E3FP: Extended 3-Dimensional FingerPrint

E3FP adapts the circular fingerprint framework into three-dimensional space. Instead of radiating outward through bonds in a molecular graph, it radiates outward from atoms through Euclidean space, capturing the overall conformational shape and pharmacophore features of a specific molecular pose.

Two compounds with identical 2D structures but different 3D conformations will produce distinct E3FP fingerprints. This makes it sensitive to conformation in a way that ECFP-based fingerprints are not.
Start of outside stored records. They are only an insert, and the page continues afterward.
+        sw_sync();
+#pragma unroll
+        for (int j = 0; j < 2; ++j) {
+          const uint4 q = *reinterpret_cast<const uint4*>(tile + sw_off((lane + 64 * j) >> 2, pch));
+          __builtin_amdgcn_raw_buffer_store_b128(__builtin_bit_cast(v4u32, q), ry2, poff[j], 0, 0);
+        }
+      }
+    }
+    __syncthreads();
+  }
+  if constexpr (NSUM > 0) {
+#pragma unroll
+    for (int q = 0; q < NSUM; ++q)
+#pragma unroll
+      for (int g = 0; g < 4; ++g)
+#pragma unroll
+        for (int e = 0; e < 4; ++e) {
+          float x = bsum[q][g][e];
+#pragma unroll
+          for (int o = 1; o < 32; o <<= 1) x += __shfl_xor(x, o, 64);
+          bsum[q][g][e] = x;
+        }
+    float* red = reinterpret_cast<float*>(sc_lds);
+    if (r == 0) {
+#pragma unroll
+      for (int q = 0; q < NSUM; ++q)
+#pragma unroll
+        for (int g = 0; g < 4; ++g)
+#pragma unroll
+          for (int e = 0; e < 4; ++e) red[(pq * NSUM + q) * CO + th * 32 + 8 * g + 4 * h + e] = bsum[q][g][e];
+    }
+    __syncthreads();
+    for (int i = tid; i < NSUM * CO; i += SW_T)
+      atomicAdd(&a.sums[i], (red[i] + red[NSUM * CO + i]) + (red[2 * NSUM * CO + i] + red[3 * NSUM * CO + i]));
+  }
+}
+
 struct SWgradArgs {
   const hst* x;
   const hst* dy;
@@ -578,6 +850,21 @@
 
 static size_t sc_wgrad_smem(int ci, int co, int kh) { return (2 * (size_t)SC_P * co + (size_t)(kh + 1) * SC_XR * ci) * 2; }
 
+static int sc_rows_per(int64_t pairs, int64_t slots, int Ho, int KH) {
+  int nz = 1;
+  int64_t best = -1;
+  for (int z = 1; z <= Ho && z <= 64; ++z) {
+    const int rp = (Ho + z - 1) / z;
+    if (z > 1 && (Ho + rp - 1) / rp < z) continue;
+    const int64_t cost = ((pairs * z + slots - 1) / slots) * (rp + KH + 1);
+    if (best < 0 || cost < best) {
+      best = cost;
+      nz = z;
+    }
+  }
+  return (Ho + nz - 1) / nz;
+}
+
 template <int CI, int CO, int KH, bool kBnBwd = false, bool kPool = false, bool kExpIn = false, bool kExpRes = false>
 static int sconv_fwd_launch(const SConvArgs& a, hipStream_t st) {
   if ((int64_t)a.H * a.W * CI * 2 >= (int64_t)SC_OOB - 4096 || (int64_t)a.Ho * a.W * CO * 2 >= (int64_t)SC_OOB - 4096)
@@ -587,21 +874,33 @@
                       5 * CO * sizeof(float);
   const int strips = kPool ? (a.W / 3 * 3 + SC_PP - 1) / SC_PP : (a.W + SC_P - 1) / SC_P;
   const int64_t slots = 256 * (int64_t)sc_per_cu(smem), pairs = (int64_t)strips * a.N;
-  int nz = 1;
-  int64_t best = -1;
-  for (int z = 1; z <= a.Ho && z <= 64; ++z) {
-    const int rp = (a.Ho + z - 1) / z;
-    if (z > 1 && (a.Ho + rp - 1) / rp < z) continue;
-    const int64_t cost = ((pairs * z + slots - 1) / slots) * (rp + KH + 1);
-    if (best < 0 || cost < best) {
-      best = cost;
-      nz = z;
-    }
-  }
   SConvArgs b = a;
-  b.rows_per = (a.Ho + nz - 1) / nz;
+  b.rows_per = sc_rows_per(pairs, slots, a.Ho, KH);
   dim3 grid((unsigned)strips, (unsigned)a.N, (unsigned)((a.Ho + b.rows_per - 1) / b.rows_per));
   hipLaunchKernelGGL((sconv_fwd_kernel<CI, CO, KH, kBnBwd, kPool, kExpIn, kExpRes>), grid, dim3(SC_T), smem, st, b);
+  RDX_LAUNCH_CHECK();
+  return RDX_OK;
+}
+
+static int sc64_on = 1;
+static bool sc64(int ci, int co, int kh) { return sc64_on && ci == 64 && co == 64 && kh == 2; }
+static int sc64_strips(int W, bool pool) { return pool ? (W / 3 * 3 + SC_PP - 1) / SC_PP : (W + SC_P - 1) / SC_P; }
+static int sc64_rows_per(int N, int Ho, int W, bool pool) {
+  return sc_rows_per((int64_t)sc64_strips(W, pool) * N, 256, Ho, 2);
+}
+
+template <int KH, bool kPool = false, bool kExpRes = false>
+static int sconv64_launch(const SConvArgs& a, hipStream_t st) {
+  static_assert(KH == 2, "the 2 x 3 convolutions");
+  if ((int64_t)a.H * a.W * 64 * 2 >= (int64_t)SC_OOB - 4096 || (int64_t)a.Ho * a.W * 64 * 2 >= (int64_t)SC_OOB - 4096)
+    return RDX_EUNSUPPORTED;
+  if ((kPool || kExpRes) && a.W < 3) return RDX_EUNSUPPORTED;
+  const size_t smem = (size_t)(KH + 1) * (kPool ? SC_PPW : SC_PW) * 64 * 2 + 5 * 64 * sizeof(float) +
+                      (size_t)(SW_T / 64) * SW_TILE;
+  SConvArgs b = a;
+  b.rows_per = sc64_rows_per(a.N, a.Ho, a.W, kPool);
+  dim3 grid((unsigned)sc64_strips(a.W, kPool), (unsigned)a.N, (unsigned)((a.Ho + b.rows_per - 1) / b.rows_per));
+  hipLaunchKernelGGL((sconv64_kernel<KH, kPool, kExpRes>), grid, dim3(SW_T), smem, st, b);
   RDX_LAUNCH_CHECK();
   return RDX_OK;
 }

Best for: Ligand-based virtual screening and scaffold-hopping—finding molecules with similar three-dimensional shapes and electronic properties even when their two-dimensional structures look entirely different.

Computing E3FP

# Install e3fp: pip install e3fp
from e3fp.pipeline import fprints_from_mol
from rdkit import Chem
from rdkit.Chem import AllChem

# Load mol with a 3D conformer
mol = Chem.MolFromSmiles('your_smiles_here')
mol = Chem.AddHs(mol)
AllChem.EmbedMolecule(mol, AllChem.ETKDGv3())
AllChem.MMFFOptimizeMolecule(mol)

# Generate E3FP fingerprints for all conformers
fprints = fprints_from_mol(mol, fprint_params={'bits': 4096, 'level': 5})
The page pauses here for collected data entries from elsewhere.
# okieraised/rs-face-detection

Measured on NVIDIA B200. Metric: frames/s preproc+decode+NMS+align, higher is better.
Workload: dtype u8/f32

## Files before the change

rs_face_detection_b200/csrc/fd_align.cu:

```cuda
#include <algorithm>
#include <cmath>
#include <cstdio>
#include <cstdlib>
#include <vector>
#include <cfloat>
#include <type_traits>
#include "fd_internal.cuh"
#include "fd_estimate.cuh"
#include "fd_resize.cuh"

namespace fd {

struct EstArgs {
    const float *from;
    const float *to;
    const int *count_dev;
    int F;
    EstConst ec;
    double *M12;
    double *M_out;
    uint8_t *ok;
    uint8_t *ok_out;
};

// ... 335 lines not shown
    }
#pragma unroll
    for (int u = 0; u < N; ++u) {
        const int p = p0 + u * WARP_THREADS;
        unsigned lo0, hi0, lo1, hi1;
        extract6(q[u][0], q[u][1], off[u], lo0, hi0);
        extract6(q[u][2], q[u][3], off[u] + pitch, lo1, hi1);
        const unsigned v = blend24(lo0, hi0, lo1, hi1, axy[u] & 31, axy[u] >> 8);
        store_px(band_out, p, v, p < npix, packed);
    }
}

template <int FMT>
__device__ __forceinline__ void warp_round_border(const WarpItem &it, const int2 *__restrict__ dxy, const int2 *__restrict__ xy0, int cw,
                                                  unsigned cw_magic, int p0, int npix, uint8_t *band_out, bool packed) {
    const int p = min(p0, npix - 1);
    const int row = cw_magic ? (int)__umulhi((unsigned)p, cw_magic) : p, x = p - row * cw;
    const int2 d = dxy[x], r0 = xy0[row];
    const int X = (int)((unsigned)r0.x + (unsigned)d.x) >> 5, Y = (int)((unsigned)r0.y + (unsigned)d.y) >> 5;
    const unsigned v = FMT != SRC_BGR ? border_tap_blend_yuv<FMT>(it.data, it.pitch, it.uv, it.v, it.pitch_uv, it.w, it.h, X, Y)
                                      : border_tap_blend(it.data, it.w, it.h, it.pitch, it.lo_lim, it.hi_lim, X, Y);
    store_px(band_out, p0, v, p0 < npix, packed);
}

template <int FMT>
__global__ void __launch_bounds__(WARP_THREADS, 4) warp_kernel(WarpArgs a) {
    constexpr bool NV = FMT != SRC_BGR;
    extern __shared__ int2 wsm[];
    int2 *dxy = wsm;
    int2 *xy0 = dxy + a.cw;
    __shared__ int s_item[2];
    const int tid = threadIdx.x;
    pdl_wait();
    const int F = a.count_dev ? min(*a.count_dev, a.F) : a.F;
    const int n_items = F * a.bands;
    if (tid == 0) s_item[0] = atomicAdd(a.ticket, 1);
    __syncthreads();
    for (int par = 0;; par ^= 1) {
        const int item = s_item[par];
        if (item >= n_items) {
            pdl_trigger();
            break;
        }
        if (tid == 0) s_item[par ^ 1] = atomicAdd(a.ticket, 1);
        const int f = item / a.bands, band_y0 = (item - f * a.bands) * WARP_BAND;
        const int rows = min(WARP_BAND, a.ch - band_y0);
        const int npix = rows * a.cw;
        uint8_t *band_out = a.crops + ((size_t)f * a.ch + band_y0) * a.cw * 3;
        const bool packed = (reinterpret_cast<uintptr_t>(band_out) & 3) == 0 && (npix & 3) == 0;
        const FrameDev fr = a.frames[a.frame_idx ? a.frame_idx[f] : 0];
        if (!a.ok[f]) {
            int rx0 = 0, ry0 = 0;
            const bool valid = warp_fallback_roi(a, f, fr.w, fr.h, &rx0, &ry0);
            if (tid == 0 && band_y0 == 0 && a.mode_out) a.mode_out[f] = valid ? 2 : 0;
            if (valid) {
                const uint8_t *roi = fr.data + (size_t)ry0 * fr.pitch + (size_t)rx0 * 3;
                for (int p = tid; p < npix; p += WARP_THREADS) {
                    const int row = p / a.cw, x = p - row * a.cw;
                    const unsigned v = NV ? resize_pixel24_yuv<FMT>(fr.data, fr.pitch, fr.uv, fr.v_plane(), fr.pitch_uv, rx0, ry0, fr.w - rx0, fr.h - ry0, a.cw,
                                                                    a.ch, x, band_y0 + row)
                                          : resize_pixel24(roi, fr.pitch, fr.w - rx0, fr.h - ry0, a.cw, a.ch, x, band_y0 + row);
                    band_out[3 * p] = (uint8_t)v; band_out[3 * p + 1] = (uint8_t)(v >> 8); band_out[3 * p + 2] = (uint8_t)(v >> 16);
                }
            } else {
                for (int p = tid; p < npix * 3; p += WARP_THREADS) band_out[p] = 0;
            }
            __syncthreads();
            continue;
        }
        if (tid == 0 && band_y0 == 0 && a.mode_out) a.mode_out[f] = 1;
        const double *iM = a.M12 + (size_t)f * 12 + 6;
        const double i0 = iM[0], i1 = iM[1], i2 = iM[2], i3 = iM[3], i4 = iM[4], i5 = iM[5];
        for (int x = tid; x < a.cw; x += WARP_THREADS)
            dxy[x] = make_int2(__double2int_rn(i0 * x * 1024), __double2int_rn(i3 * x * 1024));
        if (tid >= WARP_THREADS - WARP_BAND) {
            const int r = tid - (WARP_THREADS - WARP_BAND), y = band_y0 + min(r, rows - 1);
// ... 88 lines not shown
template <int CW, int N, int FMT>
__device__ __forceinline__ void fixed_rounds_interior_yuv(const uint8_t *__restrict__ yp, unsigned py, const uint8_t *__restrict__ uvp,
                                                          const uint8_t *__restrict__ vp, unsigned puv, int2 d, const int2 *__restrict__ xy,
                                                          unsigned *__restrict__ outw, bool store, unsigned pack_sel) {
    YuvQuad<FMT> q[N];
    int axy[N];
#pragma unroll
    for (int u = 0; u < N; ++u) {
        const int2 r0 = xy[2 * u];
        const int X = (int)((unsigned)r0.x + (unsigned)d.x) >> 5, Y = (int)((unsigned)r0.y + (unsigned)d.y) >> 5;
        axy[u] = (X & 31) | ((Y & 31) << 14);
        yuv_quad_load<FMT>(yp, py, uvp, vp, puv, X >> 5, Y >> 5, q[u]);
    }
#pragma unroll
    for (int u = 0; u < N; ++u) {
        unsigned lo0, hi0, lo1, hi1;
        yuv_quad_taps<FMT>(q[u], lo0, hi0, lo1, hi1);
        const unsigned v = blend24_scaled(lo0, hi0, lo1, hi1, axy[u] & 31, axy[u] >> 8);
        const unsigned nv = __shfl_down_sync(0xffffffffu, v, 1);
        if (store) outw[u * (2 * CW * 3 / 4)] = __byte_perm(v, nv, pack_sel);
    }
}

template <int CW, int CH, int IR, int UN, int FMT>
__global__ void __launch_bounds__(2 * CW) warp_fixed_kernel(WarpArgs a) {
    constexpr bool NV = FMT != SRC_BGR;
    constexpr int T = 2 * CW, ITEMS = CH / IR, ROUNDS = IR / 2;
    static_assert(CH % IR == 0 && IR % 2 == 0 && T % 32 == 0 && (2 * CW * 3) % 4 == 0 && (IR * CW * 3) % 4 == 0, "fixed warp geometry");
    __shared__ int2 xy0[2][IR];
    __shared__ int s_item[2];
    const int tid = threadIdx.x;
    const int r = tid / CW, x = tid - r * CW;
    pdl_wait();
    const int F = a.count_dev ? min(*a.count_dev, a.F) : a.F;
    const int n_items = F * ITEMS;
    long long t_entry = 0, t_prev = 0, t_sum = 0;
    int n_done = 0;
    if (a.dbg && tid == 0) t_entry = warp_now();
    if (tid == 0) s_item[0] = atomicAdd(a.ticket, 1);
    __syncthreads();
    if (a.dbg && tid == 0) { t_prev = warp_now(); a.dbg[blockIdx.x * 8 + 1] = t_prev; }
    for (int par = 0;; par ^= 1) {
        const int item = s_item[par];
        if (a.dbg && tid == 0 && par == 1 && n_done == 1) a.dbg[blockIdx.x * 8 + 2] = warp_now();
        if (a.dbg && tid == 0) { const long long t = warp_now(); if (n_done) t_sum += t - t_prev; t_prev = t; ++n_done; }
        if (item >= n_items) {
            pdl_trigger();
            break;
        }
        if (tid == 0) s_item[par ^ 1] = atomicAdd(a.ticket, 1);
        const int f = item / ITEMS, y0 = (item - f * ITEMS) * IR;
        uint8_t *band_out = a.crops + ((size_t)f * CH + y0) * CW * 3;
        const bool okf = a.ok[f] != 0;
        const FrameDev *frp = a.frames + (a.frame_idx ? a.frame_idx[f] : 0);
        const uint8_t *data = frp->data;
        const int fw = frp->w, fh = frp->h, pitch = frp->pitch;
        const uint8_t *uvp = NV ? frp->uv : nullptr;
        const int pitch_uv = NV ? frp->pitch_uv : 0;
        const uint8_t *vp = nullptr;
        if constexpr (FMT == SRC_PLANAR) vp = frp->v_plane();
        int2 d = make_int2(0, 0);
        bool vote = true;
        if (okf) {
            const double *iM = a.M12 + (size_t)f * 12 + 6;
            const double i0 = iM[0], i3 = iM[3];
            d = make_int2(__double2int_rn(i0 * x * 1024), __double2int_rn(i3 * x * 1024));
            if (tid < IR || tid >= T - 4) {
                const double i1 = iM[1], i2 = iM[2], i4 = iM[4], i5 = iM[5];
                if (tid < IR) {
                    const int y = y0 + tid;
                    xy0[par][tid] = make_int2(__double2int_rn((i1 * y + i2) * 1024) + 16, __double2int_rn((i4 * y + i5) * 1024) + 16);
                } else {
                    const int c = tid - (T - 4), cx = (c & 1) ? CW - 1 : 0, y = y0 + ((c & 2) ? IR - 1 : 0);
                    const long long Xl = (long long)(__double2int_rn((i1 * y + i2) * 1024) + 16) + __double2int_rn(i0 * cx * 1024);
                    const long long Yl = (long long)(__double2int_rn((i4 * y + i5) * 1024) + 16) + __double2int_rn(i3 * cx * 1024);
                    const long long sx = Xl >> 10, sy = Yl >> 10;
                    vote = sx >= 0 && sx + 1 < fw && sy >= 0 && sy + 1 < fh - (NV ? 2 : 1);
                }
            }
        }
        const bool interior = __syncthreads_and(vote) && (NV ? yuv_interior_ok<FMT>(*frp)
                                                                 : (reinterpret_cast<uintptr_t>(data) & 7) == 0 && (pitch & 7) == 0 && pitch >= 16 &&
// ... 103 lines not shown
                    double *M12_dev, double *M_out_dev, uint8_t *ok_dev, uint8_t *ok_out_dev) {
    if (F_cap <= 0) return FD_OK;
    EstArgs a;
    a.from = from_dev;
    a.to = to_dev;
    a.count_dev = count_dev;
    a.F = F_cap;
    FD_TRY(make_est_const(ctx, &a.ec));
    a.M12 = M12_dev;
    a.M_out = M_out_dev;
    a.ok = ok_dev;
    a.ok_out = ok_out_dev;
    estimate_kernel<<<(F_cap * EST_LANES + 127) / 128, 128, 0, ctx->stream>>>(a);
    FD_LAUNCH_CHECK_NAMED(ctx, "estimate_kernel");
    return FD_OK;
}

int invert_launch(fd_ctx *ctx, const double *M_dev, int F, double *M12_dev, uint8_t *ok_dev) {
    if (F <= 0) return FD_OK;
    invert_kernel<<<(F + 127) / 128, 128, 0, ctx->stream>>>(M_dev, F, M12_dev, ok_dev);
    FD_LAUNCH_CHECK(ctx);
    return FD_OK;
}

template <int IR>
static void (*fixed_kernel_for(int fmt))(WarpArgs) {
    return fmt == SRC_NV12 ? warp_fixed_kernel<112, 112, IR, 4, SRC_NV12>
           : fmt == SRC_NV21 ? warp_fixed_kernel<112, 112, IR, 4, SRC_NV21>
           : fmt == SRC_PLANAR ? warp_fixed_kernel<112, 112, IR, 2, SRC_PLANAR> : warp_fixed_kernel<112, 112, IR, 4, SRC_BGR>;
}
static const char *const FIXED_NAMES[4] = {"warp_fixed_kernel", "warp_fixed_kernel_nv12", "warp_fixed_kernel_nv21", "warp_fixed_kernel_i420"};
static const char *const WARP_NAMES[4] = {"warp_kernel", "warp_kernel_nv12", "warp_kernel_nv21", "warp_kernel_i420"};

int warp_launch(fd_ctx *ctx, const FrameDev *frames_dev, const int32_t *frame_idx_dev, const double *M12_dev,
                const uint8_t *ok_dev, const int *count_dev, int F_cap, uint8_t *crops_dev, int cw, int ch, const WarpFallback &fb,
                int fmt) {
    if (F_cap <= 0) return FD_OK;
    WarpArgs a;
    a.bbox = fb.bbox;
    a.bbox_stride = fb.bbox_stride;
    a.sel = fb.sel;
    a.mode_out = fb.mode_out;
    a.frames = frames_dev;
    a.frame_idx = frame_idx_dev;
    a.M12 = M12_dev;
    a.ok = ok_dev;
    a.count_dev = count_dev;
    a.F = F_cap;
    a.crops = crops_dev;
    a.cw = cw;
    a.ch = ch;
    a.bands = (ch + WARP_BAND - 1) / WARP_BAND;
    a.cw_magic = cw > 1 ? (unsigned)((1ull << 32) / (unsigned)cw + 1ull) : 0u;
    FD_TRY(ticket_buffer(ctx));
    a.ticket = ctx->tickets.as<int>();
    a.dbg = nullptr;
    static const bool dbg_on = getenv("FD_WARP_DBG") != nullptr;
    static long long *dbg_dev = nullptr;
    if (dbg_on) {
        if (!dbg_dev) FD_CUDA(cudaMalloc(&dbg_dev, sizeof(long long) * 8 * 4096));
        FD_CUDA(cudaMemsetAsync(dbg_dev, 0, sizeof(long long) * 8 * 4096, ctx->stream));
        a.dbg = dbg_dev;
    }
    if (cw == 112 && ch == 112 && (reinterpret_cast<uintptr_t>(crops_dev) & 3) == 0) {
        static const int ir_env = getenv("FD_WARP_IR") ? atoi(getenv("FD_WARP_IR")) : 14;
        const int IR = ir_env == 16 ? 16 : 14;
        void (*kern)(WarpArgs) = IR == 16 ? fixed_kernel_for<16>(fmt) : fixed_kernel_for<14>(fmt);
        static int per_sm_fixed[4] = {0, 0, 0, 0};
        int &per_sm_k = per_sm_fixed[fmt];
        if (!per_sm_k) FD_CUDA(cudaOccupancyMaxActiveBlocksPerMultiprocessor(&per_sm_k, kern, 224, 0));
        const long long items = (long long)F_cap * (112 / IR);
        const int grid = (int)std::min<long long>(items, (long long)ctx->num_sms * std::max(per_sm_k, 1));
        FD_TRY(launch_pdl(ctx, kern, dim3(grid), dim3(224), 0, a));
        FD_LAUNCH_CHECK_NAMED(ctx, FIXED_NAMES[fmt]);
        if (dbg_on) {
            std::vector<long long> h(8 * (size_t)std::min(grid, 4096));
            cudaStreamSynchronize(ctx->stream);
            cudaMemcpy(h.data(), dbg_dev, sizeof(long long) * h.size(), cudaMemcpyDeviceToHost);
            long long t0 = h[0], t1 = h[3], first_sum = 0, item_sum = 0, items_n = 0, entry_max = h[0], tick_sum = 0;
            const int n = (int)h.size() / 8;
            for (int b = 0; b < n; ++b) {
                t0 = std::min(t0, h[8 * b]); t1 = std::max(t1, h[8 * b + 3]); entry_max = std::max(entry_max, h[8 * b]);
                tick_sum += h[8 * b + 1] - h[8 * b];
                if (h[8 * b + 2]) first_sum += h[8 * b + 2] - h[8 * b + 1];
                item_sum += h[8 * b + 5]; items_n += h[8 * b + 4];
            }
            fprintf(stderr, "[warp dbg] F=%d grid=%d span %.2f us; CTA entry spread %.2f us; first ticket %.2f us; first item %.2f us; mean item %.2f us over %lld items\n",
                    F_cap, grid, (t1 - t0) * 1e-3, (entry_max - t0) * 1e-3, tick_sum * 1e-3 / n, first_sum * 1e-3 / n, items_n ? item_sum * 1e-3 / items_n : 0.0, items_n);
        }
        return FD_OK;
    }
    const size_t smem = sizeof(int2) * ((size_t)cw + WARP_BAND);
    int per_sm = 0;
    void (*kern)(WarpArgs) = fmt == SRC_NV12 ? warp_kernel<SRC_NV12>
                             : fmt == SRC_NV21 ? warp_kernel<SRC_NV21>
                             : fmt == SRC_PLANAR ? warp_kernel<SRC_PLANAR> : warp_kernel<SRC_BGR>;
    FD_CUDA(cudaOccupancyMaxActiveBlocksPerMultiprocessor(&per_sm, kern, WARP_THREADS, smem));
    const long long items = (long long)F_cap * a.bands;
    const int grid = (int)std::min<long long>(items, (long long)ctx->num_sms * std::max(per_sm, 1));
    FD_TRY(launch_pdl(ctx, kern, dim3(grid), dim3(WARP_THREADS), smem, a));
    FD_LAUNCH_CHECK_NAMED(ctx, WARP_NAMES[fmt]);
    return FD_OK;
}

}
```

rs_face_detection_b200/csrc/fd_internal.cuh:

```cuda
#pragma once
#include <cuda_runtime.h>
#include <stdint.h>
#include <string>
#include <utility>
#include <vector>
#include "../../include/fd_b200.h"

#define FD_EXPORT extern "C" __attribute__((visibility("default")))

namespace fd {

void set_error(const std::string &msg);
int fail(int code, const std::string &msg);

#define FD_CUDA(call)                                                                                   \
    do {                                                                                                \
        cudaError_t _e = (call);                                                                        \
        if (_e != cudaSuccess)                                                                          \
            return ::fd::fail(FD_ERR_CUDA, std::string(#call) + ": " + cudaGetErrorString(_e));        \
    } while (0)
#define FD_TRY(call)                 \
    do {                             \
        int _s = (call);             \
        if (_s != FD_OK) return _s;  \
// ... 98 lines not shown
    int est_cap = 0;
    int align_cap_hint = 0;
    bool crowded = false;
    bool share_sms = false;
    bool est_valid = false;
    fd::DevBuf nms_ws[8];
    fd::DevBuf nms_ws_sp[4];
    fd::DevBuf pipe_frames;
    fd::DevBuf pipe_heads[3 * FD_MAX_STRIDES];
    fd::DevBuf pipe_tensor;
    fd::DevBuf pipe_crops;
    fd::DevBuf jpeg_coef, jpeg_planes, jpeg_frames, jpeg_desc;
    fd::DevBuf jpeg_raw;
    fd::DevBuf jpeg_stream, jpeg_aux;
    fd::DevBuf jpeg_sync, jpeg_flags;
    fd::PinnedBuf jpeg_coef_host, jpeg_desc_host, jpeg_aux_host, jpeg_flags_host;
    int jpeg_last_selfsync = 0, jpeg_last_rounds = 0;
    int64_t jpeg_last_h2d = 0;
    int jpeg_last_B = 0;
    int jpeg_last_gpu_entropy = 0;
    fd::DevBuf pipe_mode;
    int last_B = 0;
    int last_out_cap = 0;
    bool last_fused = false;
    bool detect_pending = false;
    float last_iou = 0.f;
    std::vector<unsigned char> frames_shadow;
    std::vector<float> det_scale_shadow;
    bool align_replay = false;
    uint8_t *align_crops = nullptr;
    int align_cap = 0;
    double *align_M_out = nullptr;
    uint8_t *align_ok_out = nullptr;
};
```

# Convert to dense array for ML
import numpy as np
e3fp_array = np.array(fprints[0].to_vector(sparse=False), dtype=np.float32)

For ensemble docking pipelines where multiple poses are generated per ligand, you can aggregate E3FP fingerprints across conformers before feeding them to an ML model:

# Mean-pool across poses — preserves pharmacophoric signal while reducing noise
fprint_arrays = [np.array(fp.to_vector(sparse=False)) for fp in fprints]
e3fp_consensus = np.mean(fprint_arrays, axis=0)

Choosing the Right Representation

The choice between these methods is not purely a performance question—it is a question about what your model needs to learn.

	PLEC	SPLIF	E3FP
Perspective	Protein + Ligand	Protein + Ligand	Ligand only
Encodes	Contact chemistry	Spatial geometry	Shape + pharmacophore
Handles ensemble noise	Well	Moderate	Requires aggregation
Primary use case	Reactivity / affinity	Geometric screening	Ligand-based VS

Ensemble docking complicates the picture slightly. When poses are sampled across multiple receptor conformations, the fingerprint you choose needs to be robust enough to tolerate conformational noise while still preserving the signal relevant to your prediction task. Interaction fingerprints like PLEC tend to be more tolerant of this variability because the protein environment provides an additional frame of reference that stabilizes the encoding across conformers.

No fingerprint method captures everything. The highest-performing pipelines almost always combine a primary fingerprint with domain-specific hand-crafted features. Before committing to a single representation, it is worth profiling which structural features your model is actually learning to use—the answer often reveals gaps that a targeted descriptor can fill more efficiently than switching fingerprint methods entirely.

Conclusion

Two-dimensional fingerprints will remain useful for fast, ligand-only screening where speed and corpus size matter most. But for tasks where the binding geometry is the phenomenon under study, moving to 3D interaction representations is a prerequisite for building models that are learning the right thing.

PLEC, SPLIF, and E3FP each occupy a distinct niche: contact chemistry, geometric mimicry, and conformational shape respectively. Matching the fingerprint to the modeling task—rather than defaulting to whatever is most convenient—is one of the higher-leverage decisions in building a QSAR pipeline.